Did the W3C ever really work as intended?

I guess it's fair to say that HTML5/CSS3 were mostly driven by WHATWG. HTML 2
was specified as IETF RFC 1866.

XSLT and XHTML don't seem that relevant today. XML Schema doesn't seem that
relevant for the web either and probably should have been like RELAX instead.

I am not working on browser features, but I'd imagine that participating in
W3C meetings could be soul crushing for actual developers -- compared to
talking to colleagues from other browser vendors and cooking up an RFC
together. Of course that might not be consistent with the political interests
of some of the vendors...

------
type0
> Because there’s nothing limiting this delivery channel to just a movie.
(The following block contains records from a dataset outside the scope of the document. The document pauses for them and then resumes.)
template <typename T> struct DT;
template <> struct DT<float> {
    static constexpr int EPC = 4;
    static constexpr int CODE = MSSEG_F32;
    static MSSEG_DEVFN float ld(const float* p) { return *p; }
    static MSSEG_DEVFN void st(float* p, float v) { *p = v; }
};
template <> struct DT<bf16_t> {
    static constexpr int EPC = 8;
    static constexpr int CODE = MSSEG_BF16;
    static MSSEG_DEVFN float ld(const bf16_t* p) { return (float)*p; }
    static MSSEG_DEVFN void st(bf16_t* p, float v) { *p = (bf16_t)v; }
};

template <typename T> MSSEG_DEVFN void mma_chunk(f32x4_t& acc, const u32x4_t& a, const u32x4_t& b);
template <> MSSEG_DEVFN void mma_chunk<bf16_t>(f32x4_t& acc, const u32x4_t& a, const u32x4_t& b) {
    acc = __builtin_amdgcn_mfma_f32_16x16x32_bf16(__builtin_bit_cast(bf16x8_t, a), __builtin_bit_cast(bf16x8_t, b),
                                                  acc, 0, 0, 0);
}
template <> MSSEG_DEVFN void mma_chunk<float>(f32x4_t& acc, const u32x4_t& a, const u32x4_t& b) {
    f32x4_t af = __builtin_bit_cast(f32x4_t, a), bf = __builtin_bit_cast(f32x4_t, b);
#pragma unroll
    for (int j = 0; j < 4; ++j) acc = __builtin_amdgcn_mfma_f32_16x16x4f32(af[j], bf[j], acc, 0, 0, 0);
}

MSSEG_DEVFN u32x4_t ldg16(const void* p) { return *(const u32x4_t*)p; }

MSSEG_DEVFN long long wimg_frag_off(int blk, int nkb, int kb, int q, int cb, int row) {
    return ((((long long)blk * nkb + kb) * 4 + q) * cb + row) * 16;
}
MSSEG_DEVFN long long wimg_kblock_bytes(int cb) { return (long long)4 * cb * 16; }

MSSEG_DEVFN bf16x4_t lds_tr_read(const unsigned char* p) {
    return __builtin_amdgcn_ds_read_tr16_b64_v4bf16(
        (__attribute__((address_space(3))) bf16x4_t*)(uintptr_t)(uint32_t)(uintptr_t)p);
}
MSSEG_DEVFN u32x4_t tr_frag(const unsigned char* base, int r0, int r1) {
    const bf16x4_t lo = lds_tr_read(base + r0), hi = lds_tr_read(base + r1);
    const bf16x8_t f = {lo[0], lo[1], lo[2], lo[3], hi[0], hi[1], hi[2], hi[3]};
    return __builtin_bit_cast(u32x4_t, f);
}

static inline bool msseg_aligned_bf16(int dtype, const void* a, long long lda, int ca, const void* b, long long ldb, int cb) {
    return dtype == MSSEG_BF16 && !((lda % 8) || (ldb % 8) || ((uintptr_t)a & 15) || ((uintptr_t)b & 15) || lda < ca || ldb < cb);
}

template <typename T> struct Chunk;
template <> struct Chunk<bf16_t> {
    static constexpr int E = 8;
    static MSSEG_DEVFN void load(const bf16_t* p, float* f) {
        const bf16x8_t v = *(const bf16x8_t*)p;
#pragma unroll
        for (int e = 0; e < 8; ++e) f[e] = (float)v[e];
    }
    static MSSEG_DEVFN void store(bf16_t* p, const float* f) {
        bf16x8_t v;
#pragma unroll
        for (int e = 0; e < 8; ++e) v[e] = (bf16_t)f[e];
        *(bf16x8_t*)p = v;
    }
};
template <> struct Chunk<float> {
    static constexpr int E = 4;
    static MSSEG_DEVFN void load(const float* p, float* f) {
        const f32x4_t v = *(const f32x4_t*)p;
#pragma unroll
        for (int e = 0; e < 4; ++e) f[e] = v[e];
    }
    static MSSEG_DEVFN void store(float* p, const float* f) { *(f32x4_t*)p = f32x4_t{f[0], f[1], f[2], f[3]}; }
};

template <typename T> MSSEG_DEVFN void load4(const T* p, float* f);
template <> MSSEG_DEVFN void load4<float>(const float* p, float* f) { Chunk<float>::load(p, f); }
template <> MSSEG_DEVFN void load4<bf16_t>(const bf16_t* p, float* f) {
    const bf16x4_t v = *(const bf16x4_t*)p;
#pragma unroll
    for (int e = 0; e < 4; ++e) f[e] = (float)v[e];
}
template <typename T> MSSEG_DEVFN void store4(T* p, const float* f);
template <> MSSEG_DEVFN void store4<float>(float* p, const float* f) { Chunk<float>::store(p, f); }
template <> MSSEG_DEVFN void store4<bf16_t>(bf16_t* p, const float* f) {
    *(bf16x4_t*)p = bf16x4_t{(bf16_t)f[0], (bf16_t)f[1], (bf16_t)f[2], (bf16_t)f[3]};
}

MSSEG_DEVFN float wave_sum(float v) {
#pragma unroll
    for (int o = 32; o > 0; o >>= 1) v += __shfl_xor(v, o);
    return v;
}

MSSEG_DEVFN bool grid_last_block(unsigned int* counter, unsigned int total_blocks, int* lds_flag) {
    asm volatile("s_waitcnt vmcnt(0)" ::: "memory");
    __syncthreads();
    if (threadIdx.x == 0) {
        __builtin_amdgcn_fence(__ATOMIC_RELEASE, "agent");
        asm volatile("s_waitcnt vmcnt(0)" ::: "memory");
        const unsigned int prev = __hip_atomic_fetch_add(counter, 1u, __ATOMIC_RELAXED, __HIP_MEMORY_SCOPE_AGENT);
        const int last = (prev == total_blocks - 1u) ? 1 : 0;
        if (last) {
            __builtin_amdgcn_fence(__ATOMIC_ACQUIRE, "agent");
            asm volatile("s_waitcnt vmcnt(0)" ::: "memory");
            __hip_atomic_store(counter, 0u, __ATOMIC_RELAXED, __HIP_MEMORY_SCOPE_AGENT);
        }
        *lds_flag = last;
    }
    __syncthreads();
    return *lds_flag != 0;
}

template <int NT>
MSSEG_DEVFN void block_rows_sum(const float* rows, int R, int L, float* lds, long long stride = 0) {
    const int tid = threadIdx.x, q = L >> 2;
    const int SL = NT / q;
    const int c4 = tid % q, slot = tid / q;
    const long long q_stride = (stride ? stride : (long long)L) >> 2;
    f32x4_t* l4 = (f32x4_t*)lds;
    if (slot < SL) {
        f32x4_t acc = {0.f, 0.f, 0.f, 0.f};
        const f32x4_t* src = (const f32x4_t*)rows + c4;
#pragma unroll 8
        for (int x = slot; x < R; x += SL) acc += src[(long long)x * q_stride];
        l4[slot * q + c4] = acc;
    }
    __syncthreads();
    if (tid < q) {
        f32x4_t t = {0.f, 0.f, 0.f, 0.f};
        for (int sl = 0; sl < SL; ++sl) t += l4[sl * q + tid];
        l4[NT + tid] = t;
    }
    __syncthreads();
}

#define MSSEG_SCRATCH_COUNTER_BYTES 256
#define MSSEG_STATS_NMAX 8

static inline int scratch_ok(const void* scratch, size_t bytes, const char* who) {
    if (!scratch || ((uintptr_t)scratch & 255) || bytes < msseg_reduce_scratch_bytes())
        MSSEG_FAIL(MSSEG_EWORKSPACE, "%s: needs a zero-initialised, 256-byte aligned scratch of %zu bytes", who,
                   msseg_reduce_scratch_bytes());
    return MSSEG_OK;
}

static inline int ceil_div(int a, int b) { return (a + b - 1) / b; }
static inline long long ceil_div_ll(long long a, long long b) { return (a + b - 1) / b; }

static inline int stream_grid(long long items, long long items_per_block = 256) {
    long long b = ceil_div_ll(items, items_per_block);
    const long long cap = (long long)msseg_num_cus() * 16;
    if (b > cap) b = cap;
    return (int)(b < 1 ? 1 : b);
}

static inline int epc_of(int dtype) { return dtype == MSSEG_F32 ? 4 : 8; }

In
> theory, the entire web experience could be encrypted using new layers of
> technology. Yes, that includes mandatory advertising. Mandatory.
> Advertising. Yes, on your screen. The principal shift here, to put the media
> companies in control instead of the user...

How doesn't it ring alarm bells?! I find it puzzling that so many just wave
away this possible dystopia that might become the Web.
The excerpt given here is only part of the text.